Work with machines brings together various forms of labour, and the further technology develops, the more fully and thoroughly those forms of labour are brought together. No matter how different the goods that are produced, the producers have much in common in the content of their labour experience. The same basic relationship to the machine, consistent with the predominant nature of effort, is required of the worker – management of the machine, monitoring its movements, intervention to the extent that it is necessary, and, consequently, attention, discussion, and understanding. Physical action on the machine, which is of the most varied kinds, represents a continually less significant portion of the overall sum of labour experiences. Moreover, to the extent that machines are perfected, that portion continually decreases to the  point where machines are transformed into a type of automatic process, and the mechanical aspect, proper, of the worker’s function completely disappears.

At the lowest levels of machine production there still remains a marked difference between the operating function of a simple worker and the organisational labour of an educated specialist-engineer. As machines become more complex and perfected, this distinction decreases. Automatic mechanisms already require an intellectual preparation of the worker that goes far beyond the boundaries of purely practical skills. Workers must understand the mechanisms they are dealing with, not only in those particulars which are at their fingertips, so to speak, but also in general and as a whole. Technical calculation based on knowledge (perhaps not strictly scientific but nevertheless quite precise knowledge) occupies a continually more important place in their activities, both when they simply manage the whole complicated sum total of a machine’s movements and especially when small irregularities, which occur quite frequently in the operation of machines like these, demand that workers consciously take the initiative and intervene quickly and systematically.

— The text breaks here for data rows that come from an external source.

## Files before the change

### gym_kilobots_amd/csrc/kb_regsolve_bins.inc

```
{
    constexpr int KRB = KB_KREG_BINS;
    const bool solving = (int)__builtin_amdgcn_readfirstlane(wave) < nsolve;
    unsigned ra[KRB], rb[KRB], rm[KRB];
    float racc[KRB], rnx[KRB], rny[KRB];
    const unsigned WOFF = 8u * (unsigned)(NB - 5);
    char *const velB = reinterpret_cast<char *>(vel), *const posB = reinterpret_cast<char *>(pos);
#define RB_WALL(j) (ra[j] >= WOFF)
#define RB_WALLIDX(j) ((int)((ra[j] - WOFF) >> 3))
#define RB_VEL(off) (*reinterpret_cast<float2 *>(velB + (off)))
#define RB_POS(off) (*reinterpret_cast<float2 *>(posB + (off)))
#define RB_C(j) ((int)(rm[j] & 0xFFFu))
#define RB_DEPTH(j) ((int)((rm[j] >> 12) & 0x1FFu))
#define RB_FLIP(j) (((rm[j] >> 21) & 1u) != 0u)
#define RB_ISL(j) ((int)(rm[j] >> 22))
#pragma unroll
    for (int j = 0; j < KRB; ++j) { ra[j] = 0u; rb[j] = 0u; rm[j] = 0u; racc[j] = 0.0f; rnx[j] = 1.0f; rny[j] = 0.0f; }
    unsigned long long slotLevels[KRB];
    int dlo[KRB], dhi[KRB];
#pragma unroll
    for (int j = 0; j < KRB; ++j) { slotLevels[j] = 0ull; dlo[j] = 1; dhi[j] = 0; }
    int maxD = 0;
    unsigned mycnt = 0;
    const float nm_bb = p.nm_bb, nm_wb = p.nm_wb;
    const int DUMMY = NB - 1;
#ifdef KB_SOLVER_PRIO
    __builtin_amdgcn_s_setprio(KB_SOLVER_PRIO);
#endif
    if (solving) {
        unsigned mybase = 0;
        for (int w = 0; w < wave; ++w) mybase += misc[M_WCNT + w];
        mycnt = misc[M_WCNT + wave];
        unsigned lk[KRB];
        unsigned lp[KRB];
        int rdepth[KRB];
#define RB_A(j) ((int)(lp[j] & 0xFFFFu))
#define RB_B(j) ((int)(lp[j] >> 16))
        unsigned mlo = 0, mhi = 0;
#pragma unroll
        for (int j = 0; j < KRB; ++j) {
            const unsigned idx = lane + 64u * j;
            lk[j] = 0u; lp[j] = 0u; rdepth[j] = 0;
            if (idx < mycnt) {
                const unsigned c = lOrder[mybase + idx];
                const unsigned pr = lPair[c], inf = lInfo[c];
                const unsigned cls = inf & 0x7Fu, r = (inf >> 8) & 0xFFu;
                lp[j] = pr;
                unsigned key = cls * RK + (r < RK - 1 ? r : RK - 1);
                if (SLEEP && !active[parent[pr >> 16]]) key = 63u;
                else {
                    if (key < 32u) mlo |= 1u << key; else mhi |= 1u << (key - 32u);
                    if (r >= RK - 1) atomicMax(&bkMaxRank[wave * NUM_CLS + cls], r);
                }
                lk[j] = key | (r << 8) | (c << 16) | 0x80000000u;
            }
        }
        mlo = wave_or(mlo); mhi = wave_or(mhi);
        const unsigned long long keymask = ((unsigned long long)mhi << 32) | mlo;
        wave_sync();
#ifdef KB_PROFILE
        if (tid == 0) { atomicAdd(&KB_PROF(8), (unsigned)__popcll(keymask)); atomicAdd(&KB_PROF(11), 1u); }
#endif
        KB_STAMP_PRE(19);
        unsigned *bodyDepth = islCnt;
        {
            auto depth_round = [&](unsigned key_, int r_) __attribute__((always_inline)) {
                int ia[KRB], ib[KRB];
                unsigned da[KRB], db[KRB];
                bool on[KRB];
#pragma unroll
                for (int j = 0; j < KRB; ++j) {
                    on[j] = (lk[j] >> 31) && (lk[j] & 63u) == key_ && (r_ < 0 || (int)((lk[j] >> 8) & 0xFFu) == r_);
                    ia[j] = (on[j] && RB_A(j) < WALL_CODE) ? RB_A(j) : DUMMY;
                    ib[j] = on[j] ? RB_B(j) : DUMMY;
                    da[j] = bodyDepth[ia[j]]; db[j] = bodyDepth[ib[j]];
                }
#pragma unroll
                for (int j = 0; j < KRB; ++j) {
                    const unsigned d = max((on[j] && RB_A(j) < WALL_CODE) ? da[j] : 0u, db[j]) + 1u;
                    if (on[j]) {
                        rdepth[j] = (int)d;
                        bodyDepth[ib[j]] = d;
                        if (RB_A(j) < WALL_CODE) bodyDepth[ia[j]] = d;
                    }
                }
                wave_sync();
            };
            for (unsigned long long m_ = keymask; m_; m_ &= m_ - 1) {
                const unsigned key_ = (unsigned)__builtin_ctzll(m_);
                if ((key_ % RK) < RK - 1) depth_round(key_, -1);
                else {
                    const int maxr_ = (int)bkMaxRank[wave * NUM_CLS + key_ / RK];
                    for (int r_ = RK - 1; r_ <= maxr_; ++r_) depth_round(key_, r_);
                }
            }
        }
#pragma unroll
        for (int j = 0; j < KRB; ++j) maxD = max(maxD, rdepth[j]);
        maxD = (int)wave_umax((unsigned)maxD);
        KB_STAMP_PRE(20);
        if (mycnt > 64u) {
            unsigned base_ = 0;
            for (int d_ = SLEEP ? 0 : 1; d_ <= maxD; ++d_) {
#pragma unroll
                for (int j = 0; j < KRB; ++j) {
                    const bool is = (lk[j] >> 31) && rdepth[j] == d_;
                    const unsigned long long m_ = __ballot(is);
                    if (is) {
                        const unsigned at = mybase + base_ + (unsigned)__popcll(m_ & ((1ull << lane) - 1ull));
                        lOrder[at] = (unsigned short)((lk[j] >> 16) & 0xFFFu);
                        lCbk[at] = (unsigned short)d_;
                    }
                    base_ += (unsigned)__popcll(m_);
                }
            }
            wave_sync();
#pragma unroll
            for (int j = 0; j < KRB; ++j)
                if (lk[j] >> 31) { lk[j] = (lk[j] & 0x8000FFFFu) | ((unsigned)lOrder[mybase + lane + 64u * j] << 16); rdepth[j] = lCbk[mybase + lane + 64u * j]; }
        }
        KB_STAMP_PRE(21);
#pragma unroll
        for (int j = 0; j < KRB; ++j) {
            const unsigned long long mine = (lk[j] >> 31) ? 1ull << min(rdepth[j], 63) : 0ull;
            const unsigned lo = wave_or((unsigned)mine), hi = wave_or((unsigned)(mine >> 32));
            slotLevels[j] = ((unsigned long long)hi << 32) | (unsigned long long)lo;
            const unsigned long long lv = slotLevels[j] >> 1;
            dlo[j] = lv ? (int)__builtin_ctzll(lv) + 1 : 1;
            dhi[j] = lv ? ((lv >> 62) ? maxD : 64 - (int)__builtin_clzll(lv)) : 0;
        }
#pragma unroll
        for (int j = 0; j < KRB; ++j) {
            ra[j] = 0u; rb[j] = 0u; rm[j] = 0u;
            if (lk[j] >> 31) {
                const unsigned c = (lk[j] >> 16) & 0xFFFu;
                const unsigned pr = lPair[c], inf = lInfo[c];
                const int a = (int)(pr & 0xFFFFu), b = (int)(pr >> 16);
                const bool flip = (inf & 0x80u) != 0u;
                ra[j] = a >= WALL_CODE ? WOFF + 8u * (unsigned)(a - WALL_CODE) : 8u * (unsigned)a;
                rb[j] = 8u * (unsigned)b;
                racc[j] = lAcc[c];
                rm[j] = c | ((unsigned)rdepth[j] << 12) | (flip ? 1u << 21 : 0u) | (parent[b] << 22);
                if (a >= WALL_CODE) {
                    float dist, nx, ny;
                    wall_geom(p, a - WALL_CODE, pos[b].x, pos[b].y, dist, nx, ny);
                    if (flip) { nx = -nx; ny = -ny; }
                    rnx[j] = nx; rny[j] = ny;
                } else {
                    const float dx = pos[b].x - pos[a].x, dy = pos[b].y - pos[a].y;
                    const float dd = dx * dx + dy * dy;
                    if (dd > B2_EPSILON * B2_EPSILON) {
                        const float len = sqrtf(dd);
                        const float inv = 1.0f / len;
                        rnx[j] = dx * inv; rny[j] = dy * inv;
                    }
                }
            }
        }
#undef RB_A
#undef RB_B
#ifdef KB_PROFILE
        if (lane == 0) atomicMax(&misc[M_PROF], (unsigned)maxD);
        if (tid == 0) atomicAdd(&KB_PROF(M_PROF_DEPTH), (unsigned)maxD);
        KB_STAMP(7);
#endif
    }
    KB_ABLATE_EXIT(9);
#define RB_ON(j) (RB_DEPTH(j) == d_)
    if (solving) {
#pragma unroll
        for (int j = 0; j < KRB; ++j) {
            for (int d_ = dlo[j]; d_ <= dhi[j]; ++d_) {
                if (RB_ON(j)) {
                    const float2 va = RB_VEL(ra[j]), vb = RB_VEL(rb[j]);
                    const float Px = racc[j] * rnx[j], Py = racc[j] * rny[j];
                    const float ima = RB_WALL(j) ? 0.0f : p.im_bot;
                    RB_VEL(ra[j]) = make_float2(va.x - ima * Px, va.y - ima * Py);
                    RB_VEL(rb[j]) = make_float2(vb.x + p.im_bot * Px, vb.y + p.im_bot * Py);
                }
                wave_sync();
            }
        }
        KB_STAMP_PRE(29);
    }
    KB_ABLATE_EXIT(10);
    if (solving) {
        for (int it = 0; it < p.vel_iters; ++it) {
#pragma unroll
            for (int j = 0; j < KRB; ++j) {
                for (int d_ = dlo[j]; d_ <= dhi[j]; ++d_) {
                    if (RB_ON(j)) {
                        const float2 va = RB_VEL(ra[j]), vb = RB_VEL(rb[j]);
                        const bool wallA = RB_WALL(j);
                        const float nx = rnx[j], ny = rny[j];
                        const float ima = wallA ? 0.0f : p.im_bot, imb = p.im_bot;
                        const float dvx = vb.x - va.x, dvy = vb.y - va.y;
                        const float vn = dvx * nx + dvy * ny;
                        float lambda = -((wallA ? nm_wb : nm_bb) * vn);
                        const float accOld = racc[j];
                        const float newimp = fmaxf(accOld + lambda, 0.0f);
                        lambda = newimp - accOld;
                        racc[j] = newimp;
                        const float Px = lambda * nx, Py = lambda * ny;
                        RB_VEL(ra[j]) = make_float2(va.x - ima * Px, va.y - ima * Py);
                        RB_VEL(rb[j]) = make_float2(vb.x + imb * Px, vb.y + imb * Py);
                    }
                    wave_sync();
                }
            }
        }
        KB_STAMP_PRE(30);
    }
#ifdef KB_SOLVER_PRIO
    __builtin_amdgcn_s_setprio(0);
#endif
    __syncthreads();
    KB_STAMP(4);
    KB_RETID();
    KB_ABLATE_EXIT(11);
#ifdef KB_PROFILE
    if (tid == 0) atomicAdd(&KB_PROF(9), misc[M_PROF]);
#endif
    if (solving) {
#pragma unroll
        for (int j = 0; j < KRB; ++j)
            if (lane + 64u * j < mycnt) lAcc[RB_C(j)] = racc[j];
    }
#pragma unroll
    for (int q = 0; q < BPT; ++q) {
        const int b_ = tid + q * nt;
        if (b_ >= N) continue;
        const int b = ms[q];
        float vxx = vel[b].x, vyy = vel[b].y, ww = bw[q];
        startX[b] = pos[b].x; startY[b] = pos[b].y;
        const float tx = h * vxx, ty = h * vyy;
        if (tx * tx + ty * ty > B2_MAX_TRANSLATION_SQ) {
            const float ratio = B2_MAX_TRANSLATION / sqrtf(tx * tx + ty * ty);
            vxx *= ratio; vyy *= ratio;
        }
        const float rot = h * ww;
        if (rot * rot > B2_MAX_ROTATION_SQ) {
            const float ratio = B2_MAX_ROTATION / fabsf(rot);
            ww *= ratio;
        }
        pos[b].x += h * vxx; pos[b].y += h * vyy;
        th[q] += h * ww;
        vel[b].x = vxx; vel[b].y = vyy; bw[q] = ww;
        if (SLEEP) islWave[b] = (unsigned char)((active[b] ? 2 : 0) | (p.pos_iters <= 0 ? 1 : 0));
    }
    __syncthreads();
    KB_STAMP(5);
    KB_RETID();
    KB_ABLATE_EXIT(12);
    if (solving) {
#ifdef KB_SOLVER_PRIO
        __builtin_amdgcn_s_setprio(KB_SOLVER_PRIO);
#endif
        for (int it = 0; it < p.pos_iters; ++it) {
            unsigned char *act = active + (it & 1) * NB, *nxt = active + ((it + 1) & 1) * NB;
            bool viol = false;
            bool ron[KRB];
#pragma unroll
            for (int j = 0; j < KRB; ++j) ron[j] = (lane + 64u * j < mycnt) && act[RB_ISL(j)] != 0;
#pragma unroll
            for (int j = 0; j < KRB; ++j) {
                for (int d_ = dlo[j]; d_ <= dhi[j]; ++d_) {
                    if (ron[j] && RB_ON(j)) {
                    const bool wallA = RB_WALL(j);
                    const int isl = RB_ISL(j);
                    float nx, ny, sep;
                    const float ima = wallA ? 0.0f : p.im_bot, imb = p.im_bot;
                    const float2 pb = RB_POS(rb[j]);
                    const float bx = pb.x, by = pb.y;
                    float axx = 0.0f, ayy = 0.0f;
                    if (wallA) {
                        float dist, wx, wy;
                        wall_geom(p, RB_WALLIDX(j), bx, by, dist, wx, wy);
                        nx = RB_FLIP(j) ? -wx : wx; ny = RB_FLIP(j) ? -wy : wy;
                        const float along = RB_FLIP(j) ? -dist : dist;
                        sep = along - B2_POLYGON_RADIUS - p.r_bot;
                    } else {
                        const float2 pa = RB_POS(ra[j]);
                        axx = pa.x; ayy = pa.y;
                        const float dx = bx - axx, dy = by - ayy;
                        const float dd = dx * dx + dy * dy;
                        if (__builtin_expect(__builtin_amdgcn_ballot_w64(!kb_exact_guard(dd)) == 0ull, 1)) {
                            const float len = kb_sqrt_refine(dd, __builtin_amdgcn_sqrtf(dd), __builtin_amdgcn_rsqf(dd));
                            const float inv = kb_rcp_refine(len, __builtin_amdgcn_rcpf(len));
                            nx = dx * inv; ny = dy * inv;
                        } else {
                            const float len = sqrtf(dd);
                            nx = dx; ny = dy;
                            if (!(len < B2_EPSILON)) { const float inv = 1.0f / len; nx = dx * inv; ny = dy * inv; }
                        }
                        sep = (dx * nx + dy * ny) - p.r_bot - p.r_bot;
                    }
                    if (sep < -3.0f * B2_LINEAR_SLOP) { nxt[isl] = 1; viol = true; if (SLEEP && it == p.pos_iters - 1) islWave[isl] = 3; }
                    const float C = kb_clampf(B2_BAUMGARTE * (sep + B2_LINEAR_SLOP), -B2_MAX_LINEAR_CORRECTION, 0.0f);
                    const float K = ima + imb;
                    const float imp = __builtin_expect(p.exact_div, 1) ? kb_div_const(-C, K, wallA ? p.y_wb : p.y_bb) : (K > 0.0f ? -C / K : 0.0f);
                    const float Px = imp * nx, Py = imp * ny;
                    if (!wallA) RB_POS(ra[j]) = make_float2(axx - ima * Px, ayy - ima * Py);
                    RB_POS(rb[j]) = make_float2(bx + imb * Px, by + imb * Py);
                    }
                    wave_sync();
                }
            }
#ifdef KB_PROFILE
            if (tid == 0) atomicAdd(&KB_PROF(10), 1u);
#endif
            if (!__any(viol)) break;
#pragma unroll
            for (int j = 0; j < KRB; ++j) if (lane + 64u * j < mycnt) act[RB_ISL(j)] = 0;
            wave_sync();
        }
        KB_STAMP_PRE(24);
#ifdef KB_SOLVER_PRIO
        __builtin_amdgcn_s_setprio(0);
#endif
    }
#undef RB_WALL
#undef RB_WALLIDX
#undef RB_VEL
#undef RB_POS
#undef RB_C
#undef RB_DEPTH
#undef RB_FLIP
#undef RB_ISL
#undef RB_ON
}
```
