# geo-ant/varpro

Hardware: AMD Instinct MI355X
Metric: independent fits/sec (double-exp, m=1024, fp64) (higher is better)
Workload: dtype f64; 1 GPU; B=65536 fits/GPU, m=1024, fp64, double-exp+offset (n=3, q=2), one full LM fit per step; batch_per_gpu=65536, m=1024, batches_in_flight=2, world_size=1, parallelism=batch-sharded x1

## Files before the change

varpro_amd/csrc/vp_device.hpp:

```cpp
#pragma once
#include <hip/hip_runtime.h>
#include <stdint.h>
#include <type_traits>

#define VP_LDS __attribute__((address_space(3)))

namespace vp {

template <typename T> struct num;
template <> struct num<double> {
    static constexpr double eps = 2.220446049250313e-16;
    static constexpr double tiny = 2.2250738585072014e-308;
    static constexpr double huge = 1.7976931348623157e+308;
    static constexpr double norm2_min = 1e-290;
};
template <> struct num<float> {
    static constexpr float eps = 1.1920929e-07f;
    static constexpr float tiny = 1.17549435e-38f;
    static constexpr float huge = 3.4028235e+38f;
    static constexpr float norm2_min = 1e-30f;
};

__device__ __forceinline__ int lane_id() { return (int)(threadIdx.x & 63u); }
#ifndef VP_LANE_FRESH
#define VP_LANE_FRESH 1
#endif
__device__ __forceinline__ int lane_fresh() {
    if (!VP_LANE_FRESH) return lane_id();
// ... 368 lines not shown
```

varpro_amd/csrc/vp_fit.hpp:

```cpp
#pragma once
#include "vp_kernels.hpp"

namespace vp {

template <bool U> __device__ __forceinline__ bool pol(bool c) {
    if constexpr (U) return uni(c);
    else return c;
}
template <bool U> __device__ __forceinline__ int pol(int v) {
    if constexpr (U) return uni(v);
    else return v;
}

template <typename T, int Q, bool U = true> __device__ __forceinline__ T enorm_small(const T (&v)[Q]) {
    T s = T(0);
#pragma unroll
    for (int j = 0; j < Q; ++j) s = tfma(v[j], v[j], s);
    if (pol<U>(s > T(1e-280) && s < T(1e280))) return usqrt(s);
    T mx = T(0);
#pragma unroll
    for (int j = 0; j < Q; ++j) mx = tmax(mx, tabs(v[j]));
    if (!(mx > T(0)) || !is_finite(mx)) return (s != s) ? s : mx;
    s = T(0);
    const T inv = T(1) / mx;
// ... 911 lines not shown
    int64_t t_stride, w_stride;
    T eps;
    T ftol, xtol, gtol, stepbound;
    int patience;
    int scale_diag;
    double *trace;
    int trace_rows;
    int grid_uniform;
    int32_t *rescue;
    int rescue_slot;
};

template <typename T, int N, int Q> struct LmState {
    T x[Q], diag[Q], qtf[Q], acnorm[Q], cbest[N];
    T Rj[Q][Q];
    T fnorm, delta, par, xnorm, gnorm, pnorm, prered, dirder, objective;
    int ipvt[Q];
    int flags;
    int nfev;
};

template <typename T, class M> inline constexpr bool fit_rescue_v = M::kStatic && M::kConstLast && M::kDiagonalPairs;

template <typename T, class M, int R, int W, bool WEIGHTED, int PADM, bool RESCUE, bool SELF>
__device__ __forceinline__ bool fit_problem(const FitArgs<T, M> &a, const int64_t b, T *s_t, T *s_y, T *s_w, unsigned char *xch,
                                            LmState<T, M::N, M::Q> *st, const bool stage_grid) {
    static_assert(!(WEIGHTED && PADM != 0), "PADM is a unit-weight specialisation");
    static_assert(!RESCUE || fit_rescue_v<T, M>, "the scaled re-fit needs the constant-first sweep and diagonal pairs");
    constexpr int N = M::N, P = M::P, Q = M::Q;
    constexpr bool CF = M::kConstLast;
    constexpr int NC = CF ? N + P : N + 1 + P;
    constexpr int YC = CF ? N - 1 : N;
    constexpr int DC = YC + 1;
    constexpr int MP = 64 * R * W;
    using G = Grp<W>;
    G grp = G::make(xch);
    const int lane = grp.gl;
    const int m = a.m;

    {
        T tmp[R];
        if (stage_grid) {
            const T *tp = a.t + b * a.t_stride;
            load_rows<T, R, W>(tp, m, lane, vec_aligned<T>(tp, m), tmp);
            store_rows<T, R, W>(s_t, MP, lane, true, tmp);
        }
        if constexpr (WEIGHTED) {
            const T *wp = a.w + b * a.w_stride;
            load_rows<T, R, W>(wp, m, lane, vec_aligned<T>(wp, m), tmp);
            store_rows<T, R, W>(s_w, MP, lane, true, tmp);
        }
        const T *yp = a.yw + b * (int64_t)m;
        load_rows<T, R, W>(yp, m, lane, vec_aligned<T>(yp, m), tmp);
        store_rows<T, R, W>(s_y, MP, lane, true, tmp);
    }
    if constexpr (W > 1) {
        __syncthreads();
    } else {
        __builtin_amdgcn_wave_barrier();
        asm volatile("s_waitcnt lgkmcnt(0)" ::: "memory");
    }
    using Src = RowSource<T, R, true, WEIGHTED ? 1 : 0, 1, W, true, PADM>;
    Src src;
    src.t = s_t;
    src.w = s_w;
    src.m = m;
    src.lane = lane;
    src.vec = true;
    src.set_uniform(a.grid_uniform != 0);
    ConstReflector<T> h0;
    if constexpr (CF) h0 = make_const_reflector<T, R, Src, G>(src, grp);

    T x[Q], xt[Q], diag[Q], qtf[Q], step[Q], acnorm[Q], cbest[N];
    T Rj[Q][Q];
    int ipvt[Q];
#pragma unroll
    for (int k = 0; k < Q; ++k) {
        xt[k] = a.alpha[b * Q + k];
        x[k] = xt[k];
        diag[k] = T(1);
        qtf[k] = T(0);
        step[k] = T(0);
        acnorm[k] = T(0);
        ipvt[k] = k;
#pragma unroll
        for (int j = 0; j < Q; ++j) Rj[k][j] = T(0);
    }
// ... 78 lines not shown
        dirder = st->dirder;
        objective = st->objective;
        {
            const int fl = uni(st->flags);
            first = (fl & 1) != 0;
            first_tr = (fl & 2) != 0;
            first_update = (fl & 4) != 0;
            nfev = uni(st->nfev);
        }
    };
    for (;;) {
        park();
        asm volatile("" ::: "memory");

        T C[NC][R];
        EvalUniform<T, N> u;
        if constexpr (R >= 2) load_rows_lds<T, R, W>(s_y, lane, C[YC]);
        else load_rows<T, R, W>(s_y, MP, lane, true, C[YC]);
        VP_TICK(clk, 0);
        int ks[N];
#pragma unroll
        for (int j = 0; j < N; ++j) ks[j] = 0;
        if constexpr (RESCUE) {
            const T t_first = s_t[0], t_last = s_t[m - 1];
#pragma unroll
            for (int j = 0; j < N - 1; ++j) {
                const T rt = T(1) / xt[j];
                const T e2 = tmax(-t_first * rt, -t_last * rt) * T(1.4426950408889634);
                ks[j] = uni((e2 > T(64) && e2 < T(1100)) ? (int)e2 : 0);
            }
            evaluate_core_const_first<T, M, R, NC, Src, G, false, false, true>(a.mdl, xt, src, a.eps, grp, h0, C, u, clk, T(0), ks);
        } else if constexpr (CF) evaluate_core_const_first<T, M, R, NC, Src, G>(a.mdl, xt, src, a.eps, grp, h0, C, u, clk);
        else evaluate_core<T, M, R, NC, Src, G>(a.mdl, xt, src, a.eps, grp, C, u, clk);
        VP_TICK(clk, 3);

        asm volatile("" ::: "memory");
        unpark();

        const T fnorm1 = usqrt(u.fn2);
        bool need_jac = false;
        if (first) {
            first = false;
            nfev = 1;
            st_best = u.ok ? VP_ST_OK : VP_ST_NONFINITE;
            if (!u.ok) {
                term = VP_TERM_USER;
                break;
// ... 382 lines not shown
```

The increasing use of mechanisms that are not only automatic but automatically self-regulating will raise the worker to a still higher level. This type of machine will obviously serve as the foundation of the technology of collectivism. At present, this is only on the horizon. Many machines, beginning with steam engines, already are fitted with regulators that mechanically monitor one or another of their functions and correct any irregularities that arise. When such methods achieve full development and become the norm, and when the main occupation of someone who works on machines is to observe and correlate the given state of affairs reported by the monitoring and recording devices and generally to supervise and direct those regulating devices – and all this with the help of appropriate scientific knowledge – then any qualitative difference between a worker and an engineer will disappear, and all that will remain will be a quantitative difference in preparation and proficiency. In this way, labour will be reduced to a single type. The extremely deep divergence produced in practice by specialisation will be removed, the division of labour will cease to fragment humankind, and there will appear a simple division of effort directed at various objects but essentially of the same kind.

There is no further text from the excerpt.